## WHAT THE TASK ASKS
Reproduce all lines of the listing below in which the word "change" occurs.

## SOURCE INFORMATION
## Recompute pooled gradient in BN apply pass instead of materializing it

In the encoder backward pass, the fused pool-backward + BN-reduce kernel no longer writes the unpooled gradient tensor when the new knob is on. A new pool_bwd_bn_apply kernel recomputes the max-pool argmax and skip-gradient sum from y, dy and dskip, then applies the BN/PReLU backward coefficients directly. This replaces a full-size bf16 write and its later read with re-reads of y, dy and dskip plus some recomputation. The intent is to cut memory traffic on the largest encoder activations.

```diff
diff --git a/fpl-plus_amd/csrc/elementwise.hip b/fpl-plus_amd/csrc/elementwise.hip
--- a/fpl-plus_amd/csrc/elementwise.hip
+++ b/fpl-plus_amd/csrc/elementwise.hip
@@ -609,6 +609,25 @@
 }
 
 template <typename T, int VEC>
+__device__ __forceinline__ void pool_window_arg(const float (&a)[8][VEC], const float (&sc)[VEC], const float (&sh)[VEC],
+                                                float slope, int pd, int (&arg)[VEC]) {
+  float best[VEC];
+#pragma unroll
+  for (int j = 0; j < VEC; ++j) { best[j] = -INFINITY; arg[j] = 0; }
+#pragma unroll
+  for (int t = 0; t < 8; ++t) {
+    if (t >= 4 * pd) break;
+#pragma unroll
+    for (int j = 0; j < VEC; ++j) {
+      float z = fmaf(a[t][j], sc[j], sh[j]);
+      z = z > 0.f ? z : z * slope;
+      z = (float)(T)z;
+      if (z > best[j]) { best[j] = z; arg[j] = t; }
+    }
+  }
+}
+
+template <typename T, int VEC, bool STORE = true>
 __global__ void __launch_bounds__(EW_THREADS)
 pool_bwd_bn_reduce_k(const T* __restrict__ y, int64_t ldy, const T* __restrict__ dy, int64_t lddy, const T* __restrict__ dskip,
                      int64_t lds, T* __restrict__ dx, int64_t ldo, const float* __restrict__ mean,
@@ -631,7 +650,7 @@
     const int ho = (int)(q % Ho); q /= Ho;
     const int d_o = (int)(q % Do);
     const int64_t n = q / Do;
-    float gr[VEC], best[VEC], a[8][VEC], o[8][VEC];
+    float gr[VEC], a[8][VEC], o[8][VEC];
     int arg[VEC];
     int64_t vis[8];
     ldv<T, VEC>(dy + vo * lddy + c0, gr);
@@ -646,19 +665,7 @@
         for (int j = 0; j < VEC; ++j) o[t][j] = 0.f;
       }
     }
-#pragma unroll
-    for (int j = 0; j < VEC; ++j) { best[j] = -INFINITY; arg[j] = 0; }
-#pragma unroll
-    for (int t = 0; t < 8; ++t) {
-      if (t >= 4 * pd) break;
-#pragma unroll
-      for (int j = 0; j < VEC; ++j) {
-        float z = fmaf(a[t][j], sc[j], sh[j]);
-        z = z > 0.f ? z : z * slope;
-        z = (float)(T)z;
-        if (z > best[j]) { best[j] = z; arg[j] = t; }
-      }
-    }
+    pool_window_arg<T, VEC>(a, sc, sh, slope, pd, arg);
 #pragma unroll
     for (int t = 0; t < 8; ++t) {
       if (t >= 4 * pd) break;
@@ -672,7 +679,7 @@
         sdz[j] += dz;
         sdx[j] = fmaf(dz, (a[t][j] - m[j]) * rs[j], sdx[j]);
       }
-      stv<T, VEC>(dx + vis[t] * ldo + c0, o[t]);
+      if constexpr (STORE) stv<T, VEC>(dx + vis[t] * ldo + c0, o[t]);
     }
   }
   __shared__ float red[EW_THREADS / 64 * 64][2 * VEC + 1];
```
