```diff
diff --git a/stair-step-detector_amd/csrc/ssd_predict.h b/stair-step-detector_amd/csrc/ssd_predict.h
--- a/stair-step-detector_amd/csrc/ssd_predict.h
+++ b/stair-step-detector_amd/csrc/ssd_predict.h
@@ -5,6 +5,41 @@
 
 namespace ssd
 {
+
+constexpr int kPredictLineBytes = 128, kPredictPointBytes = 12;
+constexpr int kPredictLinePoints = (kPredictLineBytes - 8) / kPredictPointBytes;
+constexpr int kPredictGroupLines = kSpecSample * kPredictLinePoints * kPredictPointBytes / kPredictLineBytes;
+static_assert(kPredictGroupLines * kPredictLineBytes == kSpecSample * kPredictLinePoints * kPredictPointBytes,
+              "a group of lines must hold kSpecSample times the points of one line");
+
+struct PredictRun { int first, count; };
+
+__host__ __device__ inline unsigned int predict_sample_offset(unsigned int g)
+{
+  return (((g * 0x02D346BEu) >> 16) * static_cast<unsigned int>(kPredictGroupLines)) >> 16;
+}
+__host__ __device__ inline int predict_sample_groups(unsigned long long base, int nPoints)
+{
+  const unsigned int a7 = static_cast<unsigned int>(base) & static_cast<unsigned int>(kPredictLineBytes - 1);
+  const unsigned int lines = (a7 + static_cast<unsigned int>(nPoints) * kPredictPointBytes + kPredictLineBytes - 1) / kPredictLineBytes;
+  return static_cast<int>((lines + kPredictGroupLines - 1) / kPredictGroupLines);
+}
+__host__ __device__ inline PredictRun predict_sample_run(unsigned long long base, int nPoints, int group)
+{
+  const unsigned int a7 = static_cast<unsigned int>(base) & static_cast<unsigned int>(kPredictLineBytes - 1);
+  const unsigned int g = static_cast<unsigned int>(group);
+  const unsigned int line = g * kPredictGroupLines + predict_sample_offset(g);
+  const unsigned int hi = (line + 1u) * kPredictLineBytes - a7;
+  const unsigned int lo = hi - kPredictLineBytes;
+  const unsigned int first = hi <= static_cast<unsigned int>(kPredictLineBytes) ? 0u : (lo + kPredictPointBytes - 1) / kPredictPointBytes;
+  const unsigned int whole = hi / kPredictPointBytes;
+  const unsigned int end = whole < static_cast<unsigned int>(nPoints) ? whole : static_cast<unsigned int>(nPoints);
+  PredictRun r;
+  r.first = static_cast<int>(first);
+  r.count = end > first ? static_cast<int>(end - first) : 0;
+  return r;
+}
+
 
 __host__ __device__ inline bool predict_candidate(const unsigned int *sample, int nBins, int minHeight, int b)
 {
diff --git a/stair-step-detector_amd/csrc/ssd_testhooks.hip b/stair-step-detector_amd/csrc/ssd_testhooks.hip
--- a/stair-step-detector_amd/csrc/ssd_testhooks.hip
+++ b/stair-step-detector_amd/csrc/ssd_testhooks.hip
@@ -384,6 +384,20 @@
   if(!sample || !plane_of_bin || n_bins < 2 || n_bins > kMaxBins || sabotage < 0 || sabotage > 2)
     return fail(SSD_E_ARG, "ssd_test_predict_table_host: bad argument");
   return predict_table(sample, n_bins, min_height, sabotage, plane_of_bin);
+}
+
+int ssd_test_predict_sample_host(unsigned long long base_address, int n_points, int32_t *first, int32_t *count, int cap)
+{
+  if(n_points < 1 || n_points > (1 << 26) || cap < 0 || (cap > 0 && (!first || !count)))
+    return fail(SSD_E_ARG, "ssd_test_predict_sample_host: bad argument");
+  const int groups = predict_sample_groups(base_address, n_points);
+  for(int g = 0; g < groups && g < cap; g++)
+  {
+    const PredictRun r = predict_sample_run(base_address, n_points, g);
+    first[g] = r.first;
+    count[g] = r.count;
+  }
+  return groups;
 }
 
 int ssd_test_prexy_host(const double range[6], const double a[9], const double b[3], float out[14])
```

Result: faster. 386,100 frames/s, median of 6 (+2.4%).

--

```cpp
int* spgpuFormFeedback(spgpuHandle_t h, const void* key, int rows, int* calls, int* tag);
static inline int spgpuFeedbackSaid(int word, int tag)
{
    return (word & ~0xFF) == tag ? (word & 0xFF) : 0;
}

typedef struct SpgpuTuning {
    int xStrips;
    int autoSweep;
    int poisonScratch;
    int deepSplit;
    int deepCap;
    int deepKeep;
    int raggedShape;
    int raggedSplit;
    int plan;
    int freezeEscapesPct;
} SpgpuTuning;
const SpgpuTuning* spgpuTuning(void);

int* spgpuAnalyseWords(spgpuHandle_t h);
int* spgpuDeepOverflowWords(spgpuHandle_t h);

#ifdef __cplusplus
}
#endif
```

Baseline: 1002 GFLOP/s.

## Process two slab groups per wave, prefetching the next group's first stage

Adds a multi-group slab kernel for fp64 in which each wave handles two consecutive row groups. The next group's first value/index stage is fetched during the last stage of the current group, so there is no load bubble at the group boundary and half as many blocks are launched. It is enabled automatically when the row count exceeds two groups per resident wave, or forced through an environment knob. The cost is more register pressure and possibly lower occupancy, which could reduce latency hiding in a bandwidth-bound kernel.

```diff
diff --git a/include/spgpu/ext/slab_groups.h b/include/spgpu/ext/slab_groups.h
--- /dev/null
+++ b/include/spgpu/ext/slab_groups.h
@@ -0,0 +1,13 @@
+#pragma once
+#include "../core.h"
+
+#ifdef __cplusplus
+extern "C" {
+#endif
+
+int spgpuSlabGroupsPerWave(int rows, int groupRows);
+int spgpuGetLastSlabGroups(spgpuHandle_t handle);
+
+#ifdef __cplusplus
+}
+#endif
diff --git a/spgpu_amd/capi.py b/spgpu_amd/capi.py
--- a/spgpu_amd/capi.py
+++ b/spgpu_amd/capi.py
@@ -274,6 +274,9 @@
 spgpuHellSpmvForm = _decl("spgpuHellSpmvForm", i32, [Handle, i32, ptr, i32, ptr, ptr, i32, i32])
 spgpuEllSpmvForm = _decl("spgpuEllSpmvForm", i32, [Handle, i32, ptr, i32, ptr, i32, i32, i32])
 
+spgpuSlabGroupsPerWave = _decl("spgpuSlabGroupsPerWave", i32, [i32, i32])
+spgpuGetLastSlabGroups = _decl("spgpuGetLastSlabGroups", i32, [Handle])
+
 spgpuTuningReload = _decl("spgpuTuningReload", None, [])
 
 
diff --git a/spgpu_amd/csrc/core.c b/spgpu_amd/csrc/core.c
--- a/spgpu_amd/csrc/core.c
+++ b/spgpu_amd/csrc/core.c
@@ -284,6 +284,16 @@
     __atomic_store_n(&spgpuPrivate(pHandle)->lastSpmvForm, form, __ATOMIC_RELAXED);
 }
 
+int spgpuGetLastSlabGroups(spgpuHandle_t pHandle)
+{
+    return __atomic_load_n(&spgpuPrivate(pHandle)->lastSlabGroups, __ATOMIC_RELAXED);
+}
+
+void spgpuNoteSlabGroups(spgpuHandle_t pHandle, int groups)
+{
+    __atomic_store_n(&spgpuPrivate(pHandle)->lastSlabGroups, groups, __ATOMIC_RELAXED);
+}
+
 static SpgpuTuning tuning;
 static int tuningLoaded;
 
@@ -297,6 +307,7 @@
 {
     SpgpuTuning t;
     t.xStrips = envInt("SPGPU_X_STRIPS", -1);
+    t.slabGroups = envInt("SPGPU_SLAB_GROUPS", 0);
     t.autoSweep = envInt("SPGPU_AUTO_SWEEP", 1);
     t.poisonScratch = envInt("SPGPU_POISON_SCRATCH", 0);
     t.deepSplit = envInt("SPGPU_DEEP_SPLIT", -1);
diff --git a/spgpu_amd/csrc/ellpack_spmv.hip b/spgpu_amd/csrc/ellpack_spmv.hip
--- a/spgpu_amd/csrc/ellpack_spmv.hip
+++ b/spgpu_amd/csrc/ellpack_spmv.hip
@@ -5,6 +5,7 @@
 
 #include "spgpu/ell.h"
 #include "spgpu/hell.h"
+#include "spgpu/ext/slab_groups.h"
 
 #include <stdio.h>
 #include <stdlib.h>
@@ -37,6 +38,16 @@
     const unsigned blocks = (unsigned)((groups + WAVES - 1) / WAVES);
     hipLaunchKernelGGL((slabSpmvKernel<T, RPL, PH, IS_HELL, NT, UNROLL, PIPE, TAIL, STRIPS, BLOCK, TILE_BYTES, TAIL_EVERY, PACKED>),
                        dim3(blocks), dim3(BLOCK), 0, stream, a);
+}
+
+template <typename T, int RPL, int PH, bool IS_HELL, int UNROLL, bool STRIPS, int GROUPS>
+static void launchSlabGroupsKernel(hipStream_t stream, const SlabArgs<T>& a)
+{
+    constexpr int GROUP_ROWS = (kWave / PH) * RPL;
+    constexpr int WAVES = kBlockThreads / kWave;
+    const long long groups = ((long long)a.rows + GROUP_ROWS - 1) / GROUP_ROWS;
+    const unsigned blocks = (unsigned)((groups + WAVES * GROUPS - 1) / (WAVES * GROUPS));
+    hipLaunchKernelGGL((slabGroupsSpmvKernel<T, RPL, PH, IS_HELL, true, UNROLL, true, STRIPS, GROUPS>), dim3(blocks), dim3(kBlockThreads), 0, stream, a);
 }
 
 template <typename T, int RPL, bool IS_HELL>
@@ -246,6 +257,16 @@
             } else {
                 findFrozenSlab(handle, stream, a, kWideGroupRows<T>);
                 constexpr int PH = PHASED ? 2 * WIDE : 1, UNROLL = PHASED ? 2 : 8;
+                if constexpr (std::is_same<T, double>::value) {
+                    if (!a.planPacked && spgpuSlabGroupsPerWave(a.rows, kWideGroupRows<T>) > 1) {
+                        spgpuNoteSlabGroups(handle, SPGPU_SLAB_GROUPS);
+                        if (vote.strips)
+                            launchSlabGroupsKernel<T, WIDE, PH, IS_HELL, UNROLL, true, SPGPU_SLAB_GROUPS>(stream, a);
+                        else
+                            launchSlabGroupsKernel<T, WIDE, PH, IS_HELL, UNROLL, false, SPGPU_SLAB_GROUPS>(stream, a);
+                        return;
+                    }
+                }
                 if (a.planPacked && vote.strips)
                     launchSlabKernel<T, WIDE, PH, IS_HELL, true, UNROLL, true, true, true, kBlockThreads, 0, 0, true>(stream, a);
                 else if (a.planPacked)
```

---

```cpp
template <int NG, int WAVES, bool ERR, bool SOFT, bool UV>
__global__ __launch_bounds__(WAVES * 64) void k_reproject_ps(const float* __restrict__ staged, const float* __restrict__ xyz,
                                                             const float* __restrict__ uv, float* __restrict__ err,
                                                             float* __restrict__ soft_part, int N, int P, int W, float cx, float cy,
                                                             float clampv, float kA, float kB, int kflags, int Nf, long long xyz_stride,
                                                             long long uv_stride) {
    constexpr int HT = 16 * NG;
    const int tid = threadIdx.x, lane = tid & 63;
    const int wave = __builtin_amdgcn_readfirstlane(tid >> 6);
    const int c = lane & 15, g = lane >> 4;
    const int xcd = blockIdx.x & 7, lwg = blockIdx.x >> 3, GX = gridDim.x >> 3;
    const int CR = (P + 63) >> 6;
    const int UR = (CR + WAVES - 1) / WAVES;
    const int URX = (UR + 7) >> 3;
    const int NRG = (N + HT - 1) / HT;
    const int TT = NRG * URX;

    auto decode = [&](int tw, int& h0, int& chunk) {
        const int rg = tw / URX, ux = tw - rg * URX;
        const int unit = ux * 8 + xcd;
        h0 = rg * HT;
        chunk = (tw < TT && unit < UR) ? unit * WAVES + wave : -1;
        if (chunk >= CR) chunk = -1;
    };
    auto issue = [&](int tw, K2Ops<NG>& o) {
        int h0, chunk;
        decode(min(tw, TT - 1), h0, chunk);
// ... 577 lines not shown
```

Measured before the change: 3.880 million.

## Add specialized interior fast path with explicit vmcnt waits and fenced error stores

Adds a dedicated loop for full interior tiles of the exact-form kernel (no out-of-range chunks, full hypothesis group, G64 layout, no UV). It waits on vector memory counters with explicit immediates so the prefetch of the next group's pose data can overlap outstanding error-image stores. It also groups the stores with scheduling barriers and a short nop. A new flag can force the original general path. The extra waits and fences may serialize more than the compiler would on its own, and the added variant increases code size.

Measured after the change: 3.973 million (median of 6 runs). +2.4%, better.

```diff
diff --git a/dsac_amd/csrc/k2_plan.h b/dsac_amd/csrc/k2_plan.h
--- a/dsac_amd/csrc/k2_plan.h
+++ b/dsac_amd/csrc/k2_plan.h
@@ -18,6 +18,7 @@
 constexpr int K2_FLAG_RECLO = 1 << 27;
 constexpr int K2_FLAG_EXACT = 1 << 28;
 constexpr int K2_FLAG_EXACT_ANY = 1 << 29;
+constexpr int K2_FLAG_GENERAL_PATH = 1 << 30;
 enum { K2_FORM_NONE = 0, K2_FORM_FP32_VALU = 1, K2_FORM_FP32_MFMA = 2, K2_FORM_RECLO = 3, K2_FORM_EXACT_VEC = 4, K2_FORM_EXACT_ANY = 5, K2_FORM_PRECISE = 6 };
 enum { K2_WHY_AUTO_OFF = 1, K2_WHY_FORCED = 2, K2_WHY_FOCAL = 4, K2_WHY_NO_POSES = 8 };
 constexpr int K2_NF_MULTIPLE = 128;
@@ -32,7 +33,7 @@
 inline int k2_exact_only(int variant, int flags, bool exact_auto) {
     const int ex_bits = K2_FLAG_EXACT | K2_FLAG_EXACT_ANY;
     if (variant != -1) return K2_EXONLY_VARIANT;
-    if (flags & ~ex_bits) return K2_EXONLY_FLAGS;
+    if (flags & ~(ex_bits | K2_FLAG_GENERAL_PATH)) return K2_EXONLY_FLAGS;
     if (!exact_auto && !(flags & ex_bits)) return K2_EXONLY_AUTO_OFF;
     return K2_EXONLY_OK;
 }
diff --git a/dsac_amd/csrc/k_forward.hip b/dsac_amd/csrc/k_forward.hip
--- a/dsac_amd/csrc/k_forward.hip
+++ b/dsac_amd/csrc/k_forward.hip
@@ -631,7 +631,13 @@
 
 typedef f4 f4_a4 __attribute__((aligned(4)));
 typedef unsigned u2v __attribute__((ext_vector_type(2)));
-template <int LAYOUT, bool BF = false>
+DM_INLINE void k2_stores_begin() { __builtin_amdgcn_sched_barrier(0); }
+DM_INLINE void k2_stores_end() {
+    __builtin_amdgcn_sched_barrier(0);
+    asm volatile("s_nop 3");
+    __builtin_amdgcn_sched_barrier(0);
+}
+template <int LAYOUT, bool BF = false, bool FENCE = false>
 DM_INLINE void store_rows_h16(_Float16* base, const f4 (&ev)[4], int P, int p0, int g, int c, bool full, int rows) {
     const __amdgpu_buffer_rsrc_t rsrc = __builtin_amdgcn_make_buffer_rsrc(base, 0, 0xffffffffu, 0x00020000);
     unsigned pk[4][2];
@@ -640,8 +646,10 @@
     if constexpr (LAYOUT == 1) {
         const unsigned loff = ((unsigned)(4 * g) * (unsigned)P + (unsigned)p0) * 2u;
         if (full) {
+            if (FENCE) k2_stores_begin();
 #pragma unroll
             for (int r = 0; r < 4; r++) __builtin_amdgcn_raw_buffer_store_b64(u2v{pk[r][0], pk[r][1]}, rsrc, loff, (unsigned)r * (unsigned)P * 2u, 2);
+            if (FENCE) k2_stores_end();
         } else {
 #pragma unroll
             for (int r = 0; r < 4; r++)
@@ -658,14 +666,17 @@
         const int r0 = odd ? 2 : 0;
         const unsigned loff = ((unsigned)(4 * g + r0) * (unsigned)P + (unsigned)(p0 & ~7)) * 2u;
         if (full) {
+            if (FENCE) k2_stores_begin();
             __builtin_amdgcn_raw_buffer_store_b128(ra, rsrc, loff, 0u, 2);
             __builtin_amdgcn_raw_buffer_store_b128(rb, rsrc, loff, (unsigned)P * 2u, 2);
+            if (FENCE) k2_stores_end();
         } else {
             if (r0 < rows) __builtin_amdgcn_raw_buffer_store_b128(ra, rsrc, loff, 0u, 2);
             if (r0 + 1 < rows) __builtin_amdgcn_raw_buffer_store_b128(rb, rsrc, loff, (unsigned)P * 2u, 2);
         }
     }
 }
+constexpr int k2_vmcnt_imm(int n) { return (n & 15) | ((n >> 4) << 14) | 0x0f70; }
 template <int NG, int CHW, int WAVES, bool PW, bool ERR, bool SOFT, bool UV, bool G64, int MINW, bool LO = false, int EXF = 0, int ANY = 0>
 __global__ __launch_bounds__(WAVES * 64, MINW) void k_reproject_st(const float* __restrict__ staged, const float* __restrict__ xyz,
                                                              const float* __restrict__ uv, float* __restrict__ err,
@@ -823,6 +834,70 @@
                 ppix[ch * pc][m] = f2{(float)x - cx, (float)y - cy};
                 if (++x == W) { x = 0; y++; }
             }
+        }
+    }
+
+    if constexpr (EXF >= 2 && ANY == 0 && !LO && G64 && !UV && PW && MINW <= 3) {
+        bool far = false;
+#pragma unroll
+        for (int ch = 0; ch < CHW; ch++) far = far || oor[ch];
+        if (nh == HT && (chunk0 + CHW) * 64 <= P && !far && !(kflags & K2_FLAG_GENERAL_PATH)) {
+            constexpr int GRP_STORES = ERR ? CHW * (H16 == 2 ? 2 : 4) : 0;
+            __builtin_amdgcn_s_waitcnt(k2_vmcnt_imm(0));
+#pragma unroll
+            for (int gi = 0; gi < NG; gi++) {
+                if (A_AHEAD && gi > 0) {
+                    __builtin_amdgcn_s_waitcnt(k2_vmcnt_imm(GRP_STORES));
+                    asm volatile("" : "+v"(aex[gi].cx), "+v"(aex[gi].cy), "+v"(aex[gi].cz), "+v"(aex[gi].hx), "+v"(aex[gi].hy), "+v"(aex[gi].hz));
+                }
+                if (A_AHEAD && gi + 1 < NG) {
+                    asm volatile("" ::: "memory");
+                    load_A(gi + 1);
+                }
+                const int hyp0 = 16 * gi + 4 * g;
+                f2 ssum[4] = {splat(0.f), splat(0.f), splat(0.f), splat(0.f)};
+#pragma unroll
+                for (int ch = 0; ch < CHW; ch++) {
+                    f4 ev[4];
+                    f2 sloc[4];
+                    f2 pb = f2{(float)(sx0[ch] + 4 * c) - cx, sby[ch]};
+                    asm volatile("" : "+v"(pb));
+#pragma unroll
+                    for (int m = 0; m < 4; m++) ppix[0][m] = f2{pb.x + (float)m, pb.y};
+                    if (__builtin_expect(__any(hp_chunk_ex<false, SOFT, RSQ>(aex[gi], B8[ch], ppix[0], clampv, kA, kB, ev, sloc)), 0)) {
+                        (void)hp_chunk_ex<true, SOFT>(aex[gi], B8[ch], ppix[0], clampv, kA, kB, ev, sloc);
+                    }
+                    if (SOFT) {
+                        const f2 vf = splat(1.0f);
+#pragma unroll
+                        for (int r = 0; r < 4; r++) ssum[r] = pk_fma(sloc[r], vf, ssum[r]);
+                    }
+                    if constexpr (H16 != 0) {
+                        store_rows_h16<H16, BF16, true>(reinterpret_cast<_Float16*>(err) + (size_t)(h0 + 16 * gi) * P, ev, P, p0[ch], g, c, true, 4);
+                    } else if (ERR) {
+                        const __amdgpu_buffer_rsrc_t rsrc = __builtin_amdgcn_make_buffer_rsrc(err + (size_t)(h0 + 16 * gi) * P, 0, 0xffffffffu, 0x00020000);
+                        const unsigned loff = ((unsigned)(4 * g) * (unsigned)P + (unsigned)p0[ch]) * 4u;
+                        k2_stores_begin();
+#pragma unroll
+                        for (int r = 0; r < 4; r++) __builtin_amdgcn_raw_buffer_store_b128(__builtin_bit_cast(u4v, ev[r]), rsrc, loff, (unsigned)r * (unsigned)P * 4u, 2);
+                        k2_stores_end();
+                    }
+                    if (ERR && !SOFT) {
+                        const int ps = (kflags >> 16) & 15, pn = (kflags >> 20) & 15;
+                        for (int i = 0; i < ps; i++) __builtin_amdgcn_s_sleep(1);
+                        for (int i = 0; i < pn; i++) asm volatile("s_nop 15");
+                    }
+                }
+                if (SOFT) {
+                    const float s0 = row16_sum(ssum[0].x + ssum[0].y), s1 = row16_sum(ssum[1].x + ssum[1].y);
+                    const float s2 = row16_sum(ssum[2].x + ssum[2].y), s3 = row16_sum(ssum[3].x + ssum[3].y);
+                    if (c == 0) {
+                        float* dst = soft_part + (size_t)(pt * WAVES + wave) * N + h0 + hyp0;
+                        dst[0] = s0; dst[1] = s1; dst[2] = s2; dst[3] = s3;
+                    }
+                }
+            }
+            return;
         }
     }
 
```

## RESPONSE TO THE EXERCISE
Measured before the change: 3.880 million.
Measured after the change: 3.973 million (median of 6 runs). +2.4%, better.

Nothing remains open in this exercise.